Ao longo dos anos, ele vendeu obras de arte para pessoas como o ator Steve Martin e o ex-presidente Gerald Ford em sua galeria em Santa Fé, Novo México, e adquiriu uma coleção de arte invejável. Fenn decidiu guardar todos os objetos de sua coleção que pudesse transportar e levá-los para seu lugar preferido nas montanhas Rochosas, onde havia escolhido morrer. A única maneira de encontrá-lo e seu tesouro seria a solução de um enigma que deixaria como legado após sua morte.
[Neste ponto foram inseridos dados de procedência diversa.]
__device__ __forceinline__ void tma_prefetch_desc(const CUtensorMap* m) {
    asm volatile("prefetch.tensormap [%0];" ::"l"((uint64_t)m) : "memory");
}
__device__ __forceinline__ void tma_load_2d(void* dst, const CUtensorMap* m, uint64_t* bar, int c0, int c1) {
    asm volatile(
        "cp.async.bulk.tensor.2d.shared::cluster.global.tile.mbarrier::complete_tx::bytes [%0], [%1, {%3, %4}], [%2];" ::"r"(
            smem_u32(dst)),
        "l"((uint64_t)m), "r"(smem_u32(bar)), "r"(c0), "r"(c1)
        : "memory");
}
__device__ __forceinline__ void tma_load_4d(void* dst, const CUtensorMap* m, uint64_t* bar, int c0, int c1, int c2, int c3) {
    asm volatile(
        "cp.async.bulk.tensor.4d.shared::cluster.global.tile.mbarrier::complete_tx::bytes [%0], [%1, {%3, %4, %5, %6}], [%2];" ::"r"(
            smem_u32(dst)),
        "l"((uint64_t)m), "r"(smem_u32(bar)), "r"(c0), "r"(c1), "r"(c2), "r"(c3)
        : "memory");
}

__device__ __forceinline__ void tma_store_2d(const CUtensorMap* m, const void* src, int c0, int c1) {
    asm volatile("cp.async.bulk.tensor.2d.global.shared::cta.bulk_group [%0, {%2, %3}], [%1];" ::"l"((uint64_t)m), "r"(smem_u32(src)), "r"(c0),
                 "r"(c1)
                 : "memory");
}
__device__ __forceinline__ void bulk_commit() { asm volatile("cp.async.bulk.commit_group;" ::: "memory"); }
template <int N>
__device__ __forceinline__ void bulk_wait_read() {
    asm volatile("cp.async.bulk.wait_group.read %0;" ::"n"(N) : "memory");
}
template <int N>
__device__ __forceinline__ void bulk_wait_all() {
    asm volatile("cp.async.bulk.wait_group %0;" ::"n"(N) : "memory");
}
__device__ __forceinline__ void named_bar_sync(int id, int nthreads) { asm volatile("bar.sync %0, %1;" ::"r"(id), "r"(nthreads) : "memory"); }
__device__ __forceinline__ void named_bar_arrive(int id, int nthreads) { asm volatile("bar.arrive %0, %1;" ::"r"(id), "r"(nthreads) : "memory"); }

__device__ __forceinline__ void tma_load_2d_mc(void* dst, const CUtensorMap* m, uint64_t* bar, int c0, int c1, uint16_t cta_mask) {
    asm volatile(
        "cp.async.bulk.tensor.2d.shared::cluster.global.tile.mbarrier::complete_tx::bytes.multicast::cluster [%0], [%1, {%3, %4}], [%2], %5;" ::"r"(
            smem_u32(dst)),
        "l"((uint64_t)m), "r"(smem_u32(bar)), "r"(c0), "r"(c1), "h"(cta_mask)
        : "memory");
}

__device__ __forceinline__ void mbar_arrive_cluster(uint64_t* bar, uint32_t rank) {
    asm volatile(
        "{\n\t.reg .b32 ra;\n\t"
        "mapa.shared::cluster.u32 ra, %0, %1;\n\t"
        "mbarrier.arrive.release.cluster.shared::cluster.b64 _, [ra];\n\t}" ::"r"(smem_u32(bar)),
        "r"(rank)
        : "memory");
}
__device__ __forceinline__ uint32_t cluster_ctarank() {
    uint32_t r;
    asm volatile("mov.u32 %0, %%cluster_ctarank;" : "=r"(r));
    return r;
}
__device__ __forceinline__ void cluster_sync_all() {
    asm volatile("barrier.cluster.arrive.release.aligned;\n\tbarrier.cluster.wait.acquire.aligned;" ::: "memory");
}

Por fim, Fenn se curou do câncer, mas continuou firme em sua ideia de esconder o tesouro. “Quando escondi o tesouro há uns seis anos, o país estava mergulhado em uma recessão profunda. Quis dar uma esperança aos que quisessem procurar o tesouro”, explicou Fenn, sentado em um escritório com estantes cheias de bonecas kachinas, mocassins enfeitados com pedras coloridas feitos pelos índios e livros ilustrados. Em 2010, sem avisar a esposa e as filhas, Fenn foi para as montanhas ao norte de  Santa Fé, onde vive em uma casa de adobe e colocou a caixa de bronze “nas piscinais naturais de águas termais”.
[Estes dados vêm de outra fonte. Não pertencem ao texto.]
template <int R>
__device__ __forceinline__ void dp_backtrace_all(const DpLaunch &L, const bt2g_scoring &sc, const bt2g_dp_problem &p, uint64_t w,
                                                 const uint8_t *rs, const uint8_t *rq, int rdlen, const uint8_t *refw,
                                                 uint8_t *codes, bt2g_dp_cand *cands, int ncand, bt2g_dp_summary *summ,
                                                 int lane, bool local) {
	const int rdgapo = sc.rdgap_const + sc.rdgap_linear, rdgape = sc.rdgap_linear;
	const int rfgapo = sc.rfgap_const + sc.rfgap_linear, rfgape = sc.rfgap_linear;
	int SQ = rdlen >> 4; if(SQ == 0) SQ = 1;
	bt2g_dp_aln *alns = L.alns + w * (uint64_t)L.maxAlns;
	uint8_t *ops = L.ops + w * (uint64_t)L.maxAlns * L.maxOps;
	int naln = 0, flags = 0;
	auto cell = [&](int rr, int cc) -> uint8_t * { int k = rr / R; return codes + ((size_t)(cc + k) * 32 + k) * R + (rr - k * R); };
	for(int ci = 0; ci < ncand; ci++) {
		int row = cands[ci].row, col = cands[ci].col;
		const int startRow = row;
// ... 531 lines not shown
					if(c > 3) c = 5;
					bar = (i < sc.gapbar) || (rdlen[x] - 1 - i < sc.gapbar);
				}
				v[x][0] = c; v[x][1] = mm; v[x][2] = np;
				v[x][3] = bar ? -DPX_BIG : -rfgapo; v[x][4] = bar ? -DPX_BIG : -rfgape; v[x][5] = bar ? -DPX_BIG : -rdgapo;
			}
			rcP[r] = dpx_pack(v[0][0], v[1][0]); mmpP[r] = dpx_pack(v[0][1], v[1][1]); npnP[r] = dpx_pack(v[0][2], v[1][2]);
			nrfoP[r] = dpx_pack(v[0][3], v[1][3]); nrfeP[r] = dpx_pack(v[0][4], v[1][4]); nrdoP[r] = dpx_pack(v[0][5], v[1][5]);
		}
		const int lastLane0 = (rdlen[0] - 1) / R, lastLane1 = (rdlen[1] - 1) / R;
		const int lastLaneMax = lastLane0 > lastLane1 ? lastLane0 : lastLane1;
		const uint32_t nfloorP = dpx_pack(-floorv[0], -floorv[1]);

		uint32_t Hleft[R], Earr[R];
#pragma unroll
		for(int r = 0; r < R; r++) { Hleft[r] = FLOORP; Earr[r] = FLOORP; }
		uint32_t botH = FLOORP, botF = FLOORP, prevInH = FLOORP;
		const int nsteps = ncolMax + lastLaneMax;
		const size_t P4 = (size_t)(L.maxCol + 32) * 128, P1 = (size_t)(L.maxCol + 32) * 32;
		uint8_t *w4A[R / 4 + 1], *w4B[R / 4 + 1], *w1A[R % 4 + 1], *w1B[R % 4 + 1];
#pragma unroll
		for(int g = 0; g < R / 4; g++) { w4A[g] = hb[0] + g * P4 + (size_t)lane * 4; w4B[g] = hb[1] + g * P4 + (size_t)lane * 4; }
#pragma unroll
		for(int g = 0; g < R % 4; g++) { w1A[g] = hb[0] + (R / 4) * P4 + g * P1 + lane; w1B[g] = hb[1] + (R / 4) * P4 + g * P1 + lane; }
		for(int t = 0; t < nsteps; t++) {
			uint32_t inH = __shfl_up_sync(0xffffffffu, botH, 1);
			uint32_t inF = __shfl_up_sync(0xffffffffu, botF, 1);
			if(lane == 0) { inH = FLOORP; inF = FLOORP; }
			const int j = t - lane;
			if(j >= 0 && j < ncolMax && lane <= lastLaneMax) {
				const uint32_t refcP = (uint32_t)refw[0][j] | ((uint32_t)refw[1][j] << 16);
				const uint32_t refNm = ((refcP >> 2) & ONEP) * 0xffffu;
				uint32_t diag = (lane == 0) ? 0u : prevInH;
				uint32_t upH = inH, upF = inF;
				uint32_t hs[DP_RP(R)];
#pragma unroll
				for(int r = R; r < DP_RP(R); r++) hs[r] = 0u;
#pragma unroll
				for(int r = 0; r < R; r++) {
					const uint32_t F = __viaddmax_s16x2(upF, nrfeP[r], __viaddmax_s16x2(upH, nrfoP[r], FLOORP));
					const uint32_t pen = dpx_sel(refNm, npnP[r], mmpP[r]);
					const uint32_t mmask = dpx_ne01(rcP[r], refcP) * 0xffffu;
					const uint32_t Hd = __viaddmax_s16x2(diag, dpx_sel(mmask, pen, bonusP), FLOORP);
					const uint32_t E = Earr[r];
					const uint32_t H = __vimax3_s16x2(Hd, E, F);
					Earr[r] = __viaddmax_s16x2(E, nrdeP, __viaddmax_s16x2(H, nrdoP[r], FLOORP));
					hs[r] = __viaddmax_s16x2(H, nfloorP, 0u);
					diag = Hleft[r]; Hleft[r] = H;
					upH = H; upF = F;
				}
				botH = upH; botF = upF;
				prevInH = inH;
#pragma unroll
				for(int q4 = 0; q4 < R / 4; q4++) {
					const uint32_t t01 = __byte_perm(hs[4 * q4], hs[4 * q4 + 1], 0x6240), t23 = __byte_perm(hs[4 * q4 + 2], hs[4 * q4 + 3], 0x6240);
					*reinterpret_cast<uint32_t *>(w4A[q4]) = __byte_perm(t01, t23, 0x5410);
					*reinterpret_cast<uint32_t *>(w4B[q4]) = __byte_perm(t01, t23, 0x7632);
				}
#pragma unroll
				for(int g = 0; g < R % 4; g++) {
					*w1A[g] = (uint8_t)(hs[(R / 4) * 4 + g] & 0xffu);
					*w1B[g] = (uint8_t)((hs[(R / 4) * 4 + g] >> 16) & 0xffu);
				}
			} else if(j >= ncolMax) {
				botH = FLOORP; botF = FLOORP;
			}
#pragma unroll
			for(int g = 0; g < R / 4; g++) { w4A[g] += 128; w4B[g] += 128; }
#pragma unroll
			for(int g = 0; g < R % 4; g++) { w1A[g] += 32; w1B[g] += 32; }
		}
		__syncwarp();
#pragma unroll
		for(int x = 0; x < 2; x++) {
			if(!live[x]) continue;
			const int lr = rdlen[x] - 1, kk = lr / R;
			for(int j = lane; j < ncol[x]; j += 32)
				lastH[x][j] = (int)hb[x][hb_index<R>(L.maxCol + 32, lr, j)] + floorv[x];
			dp_e2e_tail<R, true>(L, sc, p[x], w[x], rs[x], rq[x], rdlen[x], ncol[x], lastH[x], candCol[x], refw[x], hb[x], L.summ + w[x], lane,
			                     DpHbPlanes<R>{hb[x], L.maxCol + 32});
		}
	}
}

Em sua autobiografia Thrill of the Chase, publicada no final de 2010, ele escreveu uma poesia de seis parágrafos, com nove pistas sobre o local do esconderijo da caixa. Ele concluiu a poesia com o seguinte texto: “Ouçam-me com atenção, valerá a pena enfrentar o frio. Se forem corajosos para entrar na floresta, eu lhes darei o direito de ficar com o tesouro.”

Com base no número de pessoas que o contactaram, Fenn calcula que até 100 mil pessoas percorreram as montanhas em busca de seu tesouro escondido nos últimos seis anos. Alguns fanáticos como Cynthia Meachum, uma aposentada que mora em Albuquerque, procura a caixa quase o tempo inteiro. Outros são mais indiferentes quanto à busca e usam a poesia de Fenn mais como uma forma de explorar um objetivo na vida.

Com a finalidade de se beneficiar com a recompensa da descoberta do tesouro de  Fenn, o estado de Novo México incluiu a participação do negociante de arte em um de seus vídeos promocionais (o vídeo foi exibido 400 mil vezes no YouTube). No ano passado, o prefeito de Santa Fé criou o dia do “Thrill of the Chase” e em junho a cidade promoveu a conferência “Fenn-boree”, com a duração de um fim de semana para caçadores de tesouros. Além de um jantar no qual cada convidado levou um prato para compartilhar com os demais participantes e informações triviais sobre Fenn, a conferência apresentou algo quase tão emocionante para os caçadores como a descoberta da cobiçada caixa de bronze: uma breve aparição de Forrest Fenn.